Chemical modification of lignins: Towards biobased polymers

Abstract

Lignins are now considered as the main aromatic renewable resource. They represent an excellent alternative feedstock for the elaboration of chemicals and polymers. Lignin is a highly abundant biopolymeric material that constitutes with cellulose one of the major components in structural cell walls of higher vascular plants. Large quantities of lignin are yearly available from numerous pulping processes such as paper and biorefinery industries. Lignin extraction from lignocellulosic biomass (wood, annual plant) represents the key point to its large use for industrial applications. One of the major problems still remains is its unclearly defined structure and its versatility according to the origin, separation and fragmentation processes, which mainly limits its utilization. While currently often used as a filler or additive, lignin is rarely exploited as a raw material for chemical production. However, it may be an excellent candidate for chemical modifications and reactions due to its highly functional character (i.e., rich in phenolic and aliphatic hydroxyl groups) for the development of new biobased materials. Chemical modification of lignin has driven numerous efforts and researches with significant studies during the last decades.
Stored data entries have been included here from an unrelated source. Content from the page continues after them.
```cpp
extern "C" int simt_bn_bwd(const simt_bn_bwd_desc* d, simt_stream_t stream) {
  SIMT_CHECK(d && d->dz && d->y && d->mean && d->rstd && d->scale && d->part && d->coef && d->dy);
  SIMT_CHECK(d->C % 8 == 0 && d->C / 8 <= 256 && 256 % (d->C / 8) == 0);
  SIMT_CHECK((d->mask_mode != 1 && d->mask_mode != 3) || d->z);
  SIMT_CHECK(d->mask_mode != 2 || d->shift);
  SIMT_CHECK(!d->y2 || (d->mean2 && d->rstd2 && d->scale2 && d->dy2));
  hipStream_t st = (hipStream_t)stream;
  const int rpb = bn_bwd_rows_per_block(d->M, d->C);
  const int nblk = d->reduce_done_nblk > 0 ? d->reduce_done_nblk : (int)((d->M + rpb - 1) / rpb);
  const long nvec = d->M * (d->C / 8);
  if (d->reduce_done_nblk > 0) {
    SIMT_CHECK(!d->y2);
  } else if (d->dtype == SIMT_BF16) {
    hipLaunchKernelGGL(bn_bwd_reduce_kernel<bf16_t>, dim3(nblk), dim3(256), 0, st, (const bf16_t*)d->dz,
                       (const bf16_t*)d->z, (const bf16_t*)d->y, d->mean, d->rstd, d->scale, d->shift,
                       (const bf16_t*)d->y2, d->mean2, d->rstd2, d->part, d->M, d->C, rpb, d->mask_mode);
  } else {
    hipLaunchKernelGGL(bn_bwd_reduce_kernel<float>, dim3(nblk), dim3(256), 0, st, (const float*)d->dz,
                       (const float*)d->z, (const float*)d->y, d->mean, d->rstd, d->scale, d->shift,
                       (const float*)d->y2, d->mean2, d->rstd2, d->part, d->M, d->C, rpb, d->mask_mode);
  }
  SIMT_LAUNCH_CHECK();
  hipLaunchKernelGGL(bn_bwd_finalize_kernel, dim3((d->C + 7) / 8), dim3(256), 0, st, d->part, nblk, d->C, d->M, d->coef,
                     d->dgamma, d->dbeta, d->dgamma2, d->dbeta2);
  SIMT_LAUNCH_CHECK();
  if (SIMT_BNB_APPLY4 && d->dtype == SIMT_BF16 && !d->y2 && nvec * 16 < (1l << 31)) {
#ifndef SIMT_BNB_APPLY4_CAP
#define SIMT_BNB_APPLY4_CAP 4096
#endif
    long gl = (nvec * 2 + 256l * SIMT_BNB_APPLY4_UN - 1) / (256l * SIMT_BNB_APPLY4_UN);
    int g4 = (int)(gl > SIMT_BNB_APPLY4_CAP ? SIMT_BNB_APPLY4_CAP : gl < 1 ? 1 : gl);
    if (d->C / 4 > 256) g4 = (g4 + 1) & ~1;
#define SIMT_BNB4(MM) hipLaunchKernelGGL(bn_bwd_apply4_kernel<MM>, dim3(g4), dim3(256), 0, st, (const bf16_t*)d->dz, (const bf16_t*)d->z, (const bf16_t*)d->y, \
                                         d->mean, d->rstd, d->scale, d->shift, d->coef, (bf16_t*)d->dy, (bf16_t*)d->gout, nvec * 2, d->C)
    if (d->mask_mode == 3) SIMT_BNB4(3); else if (d->mask_mode == 2) SIMT_BNB4(2); else if (d->mask_mode == 1) SIMT_BNB4(1); else SIMT_BNB4(0);
#undef SIMT_BNB4
  } else if (d->dtype == SIMT_BF16) {
    hipLaunchKernelGGL(bn_bwd_apply_kernel<bf16_t>, dim3(ew_grid(nvec)), dim3(256), 0, st, (const bf16_t*)d->dz,
                       (const bf16_t*)d->z, (const bf16_t*)d->y, d->mean, d->rstd, d->scale, d->shift, d->coef,
                       (const bf16_t*)d->y2, d->mean2, d->rstd2, d->scale2, (bf16_t*)d->dy, (bf16_t*)d->dy2,
                       (bf16_t*)d->gout, nvec, d->C, d->mask_mode);
  } else {
    hipLaunchKernelGGL(bn_bwd_apply_kernel<float>, dim3(ew_grid(nvec)), dim3(256), 0, st, (const float*)d->dz,
                       (const float*)d->z, (const float*)d->y, d->mean, d->rstd, d->scale, d->shift, d->coef,
                       (const float*)d->y2, d->mean2, d->rstd2, d->scale2, (float*)d->dy, (float*)d->dy2,
                       (float*)d->gout, nvec, d->C, d->mask_mode);
  }
  SIMT_LAUNCH_CHECK();
  return SIMT_OK;
}

template <typename T, int KHC, int KWC>
__global__ void im2col_stem_kernel(const float* x, T* A, int B, int Cin, int H, int W, int Ho, int Wo, int KHr, int KWr,
                                   int stride, int pad, int ldk, long nvec) {
// ... 501 lines not shown
```

simt_amd/csrc/conv_wgrad2.hip:

```cpp
#include "common.h"
#include <stdlib.h>
#include <type_traits>

struct Wgrad2KArgs {
  const char* dy;
  const char* x;
  float* slab;
  const char* zero;
  int H, W, Cin, Ho, Wo, Cd, ldd, stride, ntaps, M, Ktot;
  int nsplit, pix_per_split, cotiles, ktiles;
  int tile0;
  float rcpWo, rcpHoWo;
  short tdy[SIMT_MAX_TAPS], tdx[SIMT_MAX_TAPS];
};

template <int N> __device__ __forceinline__ void wg_wait_vmcnt() {
  if constexpr (N == 0) asm volatile("s_waitcnt vmcnt(0)" ::: "memory");
  else asm volatile("s_waitcnt vmcnt(6)" ::: "memory");
}

template <int MODE>
__device__ __forceinline__ void conv_wgrad2_body(const Wgrad2KArgs& a, const int split, const int tix) {
  constexpr int NT = 512, NST = 3, BP = 64;
  constexpr int ROWB = 256;
// ... 109 lines not shown
    offa[t] = (8 * g + q) * ROWB + ((((cba >> 3) + (pp >> 1)) ^ hh) << 4) + (pp & 1) * 8;
    offb[t] = (1 + (wn >> 1)) * SUB + (8 * g + q) * ROWB + ((((cbb >> 3) + (pp >> 1)) ^ hh) << 4) + (pp & 1) * 8;
  }
  bf16x8 af[2][4], bfr[2][4];
  auto trd = [](unsigned addr, auto off) {
    bf16x4 r;
    asm volatile("ds_read_b64_tr_b16 %0, %1 offset:%2" : "=v"(r) : "v"(addr), "n"(decltype(off)::value));
    return r;
  };
  auto load_frags = [&](int buf) {
    const unsigned base = (unsigned)(size_t)LPTR(smem + buf * STAGE);
#pragma unroll
    for (int t = 0; t < 4; ++t) {
      const unsigned pa = base + (unsigned)offa[t], pb = base + (unsigned)offb[t];
      {
        const bf16x4 a0 = trd(pa, std::integral_constant<int, 0>{}), a1 = trd(pa, std::integral_constant<int, 4 * ROWB>{});
        const bf16x4 b0 = trd(pb, std::integral_constant<int, 0>{}), b1 = trd(pb, std::integral_constant<int, 4 * ROWB>{});
        af[0][t] = __builtin_shufflevector(a0, a1, 0, 1, 2, 3, 4, 5, 6, 7);
        bfr[0][t] = __builtin_shufflevector(b0, b1, 0, 1, 2, 3, 4, 5, 6, 7);
      }
      {
        const bf16x4 a0 = trd(pa, std::integral_constant<int, 32 * ROWB>{}), a1 = trd(pa, std::integral_constant<int, 36 * ROWB>{});
        const bf16x4 b0 = trd(pb, std::integral_constant<int, 32 * ROWB>{}), b1 = trd(pb, std::integral_constant<int, 36 * ROWB>{});
        af[1][t] = __builtin_shufflevector(a0, a1, 0, 1, 2, 3, 4, 5, 6, 7);
        bfr[1][t] = __builtin_shufflevector(b0, b1, 0, 1, 2, 3, 4, 5, 6, 7);
      }
    }
  };
  auto frags_landed = [&]() {
    asm volatile("s_waitcnt lgkmcnt(0)" : "+v"(af[0][0]), "+v"(af[0][1]), "+v"(af[0][2]), "+v"(af[0][3]), "+v"(af[1][0]), "+v"(af[1][1]), "+v"(af[1][2]), "+v"(af[1][3]));
    asm volatile("" : "+v"(bfr[0][0]), "+v"(bfr[0][1]), "+v"(bfr[0][2]), "+v"(bfr[0][3]), "+v"(bfr[1][0]), "+v"(bfr[1][1]), "+v"(bfr[1][2]), "+v"(bfr[1][3]));
  };
  auto mma = [&]() {
#pragma unroll
    for (int ks = 0; ks < 2; ++ks)
#pragma unroll
      for (int i = 0; i < 4; ++i)
#pragma unroll
        for (int j = 0; j < 4; ++j)
          acc[i][j] = __builtin_amdgcn_mfma_f32_16x16x32_bf16(bfr[ks][j], af[ks][i], acc[i][j], 0, 0, 0);
  };

  if (MODE != 2) {
    if (nk > 0) issue(0);
    if (nk > 1) issue(1);
  }
  int buf = 0;
  if (wave < 4) {
    for (int kt = 0; kt < nk; ++kt) {
      if (kt + 1 < nk) wg_wait_vmcnt<6>(); else wg_wait_vmcnt<0>();
      __builtin_amdgcn_s_barrier();
      asm volatile("" ::: "memory");
      if (MODE != 1) load_frags(buf);
      if (MODE != 2 && kt + 2 < nk) issue(buf >= 1 ? buf - 1 : NST - 1);
      if (MODE != 1) { frags_landed(); mma(); }
      buf = (buf + 1 == NST) ? 0 : buf + 1;
    }
  } else {
    for (int kt = 0; kt < nk; ++kt) {
      if (kt + 1 < nk) wg_wait_vmcnt<6>(); else wg_wait_vmcnt<0>();
      asm volatile("s_waitcnt lgkmcnt(0)" ::: "memory");
      __builtin_amdgcn_s_barrier();
      asm volatile("" ::: "memory");
      if (MODE != 1 && kt > 0) { frags_landed(); mma(); }
      if (MODE != 2 && kt + 2 < nk) issue(buf >= 1 ? buf - 1 : NST - 1);
      if (MODE != 1) load_frags(buf);
      buf = (buf + 1 == NST) ? 0 : buf + 1;
    }
    if (MODE != 1 && nk > 0) { frags_landed(); mma(); }
  }

  float* out = a.slab + (long)split * a.Cd * a.Ktot;
#pragma unroll
  for (int i = 0; i < 4; ++i)
#pragma unroll
    for (int j = 0; j < 4; ++j) {
      const int co = co0 + wm * 64 + i * 16 + (lane & 15);
      const int k = k0 + wn * 64 + j * 16 + (lane >> 4) * 4;
      if (co < a.Cd && k < a.Ktot) st_out16f(out + (long)co * a.Ktot + k, acc[i][j]);
    }
}


template <int MODE>
__device__ __forceinline__ void conv_wgrad3_body(const Wgrad2KArgs& a, const int split, const int tix) {
  constexpr int NST = 4, BP = 32;
  constexpr int ROWB = 256;
  constexpr int SUB = BP * ROWB;
  constexpr int STAGE = 4 * SUB;
  extern __shared__ __attribute__((aligned(16))) char smem[];

  const int tid = threadIdx.x;
  const int lane = tid & 63;
  const int wave = __builtin_amdgcn_readfirstlane(tid >> 6);
  const int wm = wave >> 2, wn = wave & 3;

  const int kt_ = tix % a.ktiles, ct = tix / a.ktiles;
  const int co0 = ct * 256, k0 = kt_ * 256;

  const int c_pos = tid & 15;
  const int row = tid >> 4;
  const int h = ((row & 3) | (((row >> 3) & 1) << 2)) << 1;
  const int cg = c_pos ^ h;
  int dch[2], xoff[2], tdy[2], tdx[2];
  bool d_ok[2], k_ok[2];
#pragma unroll
  for (int s = 0; s < 2; ++s) {
    dch[s] = co0 + s * 128 + cg * 8;
    d_ok[s] = dch[s] < a.Cd;
    const int kk = k0 + s * 128 + cg * 8;
    k_ok[s] = kk < a.Ktot;
    int tap = 0, ci = 0;
    if (k_ok[s]) { tap = kk / a.Cin; ci = kk - tap * a.Cin; }
    tdy[s] = a.tdy[tap];
    tdx[s] = a.tdx[tap];
    xoff[s] = ((tdy[s] * a.W + tdx[s]) * a.Cin + ci) * 2;
  }
  const int pix_bytes = a.Cin * 2;
  const int ldd_bytes = a.ldd * 2;
  const int HoWo = a.Ho * a.Wo;
  const bool s1 = a.stride == 1;

  const int m_begin = split * a.pix_per_split;
  int m_end = m_begin + a.pix_per_split;
  if (m_end > a.M) m_end = a.M;
  const int nk = (m_end > m_begin) ? (m_end - m_begin + BP - 1) / BP : 0;
  const char* zsrc = a.zero + c_pos * 16;

  int ld_m = m_begin;
  int r_oy, r_ox;
  unsigned r_xo, r_do;
  const int adv_r = BP % HoWo;
  const int adv_y = adv_r / a.Wo, adv_x = adv_r % a.Wo;
  {
    const int m = m_begin + row;
    int b, r;
    fast_divmod(m < a.M ? m : 0, HoWo, a.rcpHoWo, b, r);
    fast_divmod(r, a.Wo, a.rcpWo, r_oy, r_ox);
    r_xo = (unsigned)m * (unsigned)pix_bytes;
    r_do = (unsigned)m * (unsigned)ldd_bytes;
  }
  const unsigned x_step = (unsigned)BP * (unsigned)pix_bytes, d_step = (unsigned)BP * (unsigned)ldd_bytes;
  auto issue = [&](int buf) {
    char* sbase = smem + buf * STAGE + wave * 1024;
    const int m = ld_m + row;
    const bool mok = m < m_end;
    const char* srcd[2];
    const char* srcx[2];
    if (s1) {
#pragma unroll
      for (int s = 0; s < 2; ++s) {
        srcd[s] = (mok && d_ok[s]) ? a.dy + (r_do + (unsigned)(dch[s] * 2)) : zsrc;
        const bool in = (unsigned)(r_oy + tdy[s]) < (unsigned)a.H && (unsigned)(r_ox + tdx[s]) < (unsigned)a.W;
        srcx[s] = (mok && k_ok[s] && in) ? a.x + (r_xo + (unsigned)xoff[s]) : zsrc;
      }
      r_do += d_step; r_xo += x_step;
      r_oy += adv_y; r_ox += adv_x;
      if (r_ox >= a.Wo) { r_ox -= a.Wo; r_oy += 1; }
      if (r_oy >= a.Ho) r_oy -= a.Ho;
    } else {
      int b, r, oy, ox;
      fast_divmod(m, HoWo, a.rcpHoWo, b, r);
      fast_divmod(r, a.Wo, a.rcpWo, oy, ox);
#pragma unroll
      for (int s = 0; s < 2; ++s) {
        srcd[s] = (mok && d_ok[s]) ? a.dy + ((unsigned)m * (unsigned)ldd_bytes + (unsigned)(dch[s] * 2)) : zsrc;
        srcx[s] = zsrc;
        const int iy = oy * a.stride + tdy[s], ix = ox * a.stride + tdx[s];
        if (mok && k_ok[s] && iy >= 0 && iy < a.H && ix >= 0 && ix < a.W)
          srcx[s] = a.x + ((unsigned)((b * a.H + iy) * a.W + ix) * (unsigned)pix_bytes + (unsigned)(xoff[s] - (tdy[s] * a.W + tdx[s]) * pix_bytes));
      }
    }
    if (MODE != 2) {
      __builtin_amdgcn_global_load_lds(GPTR(srcd[0]), LPTR(sbase), 16, 0, 0);
      __builtin_amdgcn_global_load_lds(GPTR(srcd[1]), LPTR(sbase + SUB), 16, 0, 0);
      __builtin_amdgcn_global_load_lds(GPTR(srcx[0]), LPTR(sbase + 2 * SUB), 16, 0, 0);
      __builtin_amdgcn_global_load_lds(GPTR(srcx[1]), LPTR(sbase + 3 * SUB), 16, 0, 0);
    }
    ld_m += BP;
  };

  f32x4 acc[8][4];
#pragma unroll
  for (int i = 0; i < 8; ++i)
#pragma unroll
    for (int j = 0; j < 4; ++j) acc[i][j] = (f32x4){0.f, 0.f, 0.f, 0.f};

  const int g = lane >> 4, q = (lane & 15) >> 2, pp = lane & 3;
  const int hh = (q | ((g & 1) << 2)) << 1;
  const unsigned rowpart = (unsigned)((8 * g + q) * ROWB + (pp & 1) * 8);
  unsigned offa[8], offb[4];
#pragma unroll
  for (int t = 0; t < 8; ++t) offa[t] = (unsigned)(wm * SUB) + rowpart + (unsigned)((((t * 2) + (pp >> 1)) ^ hh) << 4);
#pragma unroll
  for (int t = 0; t < 4; ++t) offb[t] = (unsigned)((2 + (wn >> 1)) * SUB) + rowpart + (unsigned)((((((wn & 1) * 64 + t * 16) >> 3) + (pp >> 1)) ^ hh) << 4);
  bf16x8 af[8], bfr[4];
  auto trd = [](unsigned addr, auto off) {
    bf16x4 r;
    asm volatile("ds_read_b64_tr_b16 %0, %1 offset:%2" : "=v"(r) : "v"(addr), "n"(decltype(off)::value));
    return r;
  };
  auto load_frags = [&](int buf) {
    const unsigned base = (unsigned)(size_t)LPTR(smem + buf * STAGE);
#pragma unroll
    for (int t = 0; t < 4; ++t) {
      const bf16x4 b0 = trd(base + offb[t], std::integral_constant<int, 0>{}), b1 = trd(base + offb[t], std::integral_constant<int, 4 * ROWB>{});
      bfr[t] = __builtin_shufflevector(b0, b1, 0, 1, 2, 3, 4, 5, 6, 7);
    }
#pragma unroll
    for (int t = 0; t < 8; ++t) {
      const bf16x4 a0 = trd(base + offa[t], std::integral_constant<int, 0>{}), a1 = trd(base + offa[t], std::integral_constant<int, 4 * ROWB>{});
      af[t] = __builtin_shufflevector(a0, a1, 0, 1, 2, 3, 4, 5, 6, 7);
    }
  };
  auto frags_landed = [&]() {
    asm volatile("s_waitcnt lgkmcnt(0)" : "+v"(af[0]), "+v"(af[1]), "+v"(af[2]), "+v"(af[3]), "+v"(af[4]), "+v"(af[5]), "+v"(af[6]), "+v"(af[7]));
    asm volatile("" : "+v"(bfr[0]), "+v"(bfr[1]), "+v"(bfr[2]), "+v"(bfr[3]));
  };
  auto mma = [&]() {
#pragma unroll
    for (int i = 0; i < 8; ++i)
#pragma unroll
      for (int j = 0; j < 4; ++j)
        acc[i][j] = __builtin_amdgcn_mfma_f32_16x16x32_bf16(bfr[j], af[i], acc[i][j], 0, 0, 0);
  };
  auto wait_stage = [&](int kt) {
    if (kt + 2 < nk) asm volatile("s_waitcnt vmcnt(8)" ::: "memory");
    else if (kt + 1 < nk) asm volatile("s_waitcnt vmcnt(4)" ::: "memory");
    else asm volatile("s_waitcnt vmcnt(0)" ::: "memory");
  };

#pragma unroll
  for (int s = 0; s < NST - 1; ++s) if (s < nk) issue(s);
  int buf = 0;
  if (wave < 4) {
    for (int kt = 0; kt < nk; ++kt) {
      wait_stage(kt);
      __builtin_amdgcn_s_barrier();
      asm volatile("" ::: "memory");
      if (MODE != 1) load_frags(buf);
      if (kt + NST - 1 < nk) issue(buf >= 1 ? buf - 1 : NST - 1);
      if (MODE != 1) { frags_landed(); mma(); }
      buf = (buf + 1 == NST) ? 0 : buf + 1;
    }
  } else {
    for (int kt = 0; kt < nk; ++kt) {
      wait_stage(kt);
      asm volatile("s_waitcnt lgkmcnt(0)" ::: "memory");
      __builtin_amdgcn_s_barrier();
      asm volatile("" ::: "memory");
      if (MODE != 1 && kt > 0) { frags_landed(); mma(); }
      if (kt + NST - 1 < nk) issue(buf >= 1 ? buf - 1 : NST - 1);
      if (MODE != 1) load_frags(buf);
      buf = (buf + 1 == NST) ? 0 : buf + 1;
    }
    if (MODE != 1 && nk > 0) { frags_landed(); mma(); }
  }

  float* out = a.slab + (long)split * a.Cd * a.Ktot;
#pragma unroll
  for (int i = 0; i < 8; ++i)
#pragma unroll
    for (int j = 0; j < 4; ++j) {
      const int co = co0 + wm * 128 + i * 16 + (lane & 15);
      const int k = k0 + wn * 64 + j * 16 + (lane >> 4) * 4;
      if (co < a.Cd && k < a.Ktot) st_out16f(out + (long)co * a.Ktot + k, acc[i][j]);
    }
}

template <int MODE>
__global__ __launch_bounds__(512, 2) void conv_wgrad2_kernel(Wgrad2KArgs a) {
  const int tiles = a.cotiles * a.ktiles;
  const int lin = xcd_remap(blockIdx.x, tiles * a.nsplit);
  const int split = lin / tiles;
  conv_wgrad2_body<MODE>(a, split, lin - split * tiles);
}

__global__ __launch_bounds__(512, 2) void conv_wgrad2_multi_kernel(const Wgrad2KArgs* __restrict__ jobs, int njobs, int tiles) {
  const int lin = xcd_remap(blockIdx.x, (int)gridDim.x);
  const int split = lin / tiles;
  const int t = lin - split * tiles;
  int j = 0;
  for (int i = 1; i < njobs; ++i) if (t >= jobs[i].tile0) j = i;
  conv_wgrad2_body<0>(jobs[j], split, t - jobs[j].tile0);
}
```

After an overview with some generalities concerning the main extraction techniques along with the structure and the properties of lignins, this review describes in details the different chemical modifications of lignins. They are classified into three groups: (1) lignin fragmentation into phenolic or other aromatic compounds for fine chemistry, (2) synthesis of new chemical active sites to impart new reactivity to lignin, and (3) functionalization of hydroxyl groups to enhance their reactivity. In that frame, the potential applications of lignin as precursor for the elaboration of original macromolecular architecture and the development of new building blocks are discussed. Finally, the major achievements and remaining challenges for lignin modifications and its uses as a macromer for polymer synthesis are also mentioned with emphasis on the most promising and relevant applications.

Introduction

The petrochemical boom of the second half of the last century has marked the strong development of the production of synthetic polymers. The availability of a growing number of monomers from fossil resources has supplanted during a period of time the use of biobased chemicals and their corresponding polymers. For different reasons, mainly economic, modest investments were devoted for a long time to the development of renewable resources in chemistry. Nevertheless, the increasing use of fossil fuels associated with the lack of availability of some petrol fractions and an increasing awareness concerning the human impacts on the environment have led to a renewed strong interest in the use of sustainable resources for energy and material [1]. This growing interest about a green and sustainable chemistry has also contributed to call attention to biomass and specifically on lignocellulosic feedstock as a promising, renewable and vast resource for chemicals, mainly without competition with food applications compared to, e.g., starch or vegetable oils. Lignocellulosic biomass is mainly composed of carbohydrate polymers (cellulose and hemicellulose), and aromatic polymers (lignin and tannin). After cellulose, lignin is the second most abundant polymer from biomass and the main one based on aromatic units. It can be isolated from wood, annual plants such as wheat straw or agricultural residues (sugar cane bagasse) by different extraction processes. Research on lignin chemistry is not recent. Progress concerning lignin characterization in the mid-nineteenth century contributed to the development of new materials based on renewable resources. Improved technologies associated with papermaking, wood processing and textile also contributed to the development of these polymers from biomass [2] that could be integrated in biorefineries [3], [4] to produce a large range of outputs such as materials, power, chemicals and fuel. The following reviews the major breakthrough in lignin by mainly development of biorefinery industries and new processes to convert this biomacromolecule into value-added products.

One objective of this review is to provide overview and background information on economic aspects concerning the use of lignin from its extraction by several processes to its thermal conversion or chemical modification. Beyond the presentation of the different chemical investigations performed on lignin, special stress will be laid on potential applications for production of chemicals and polymers.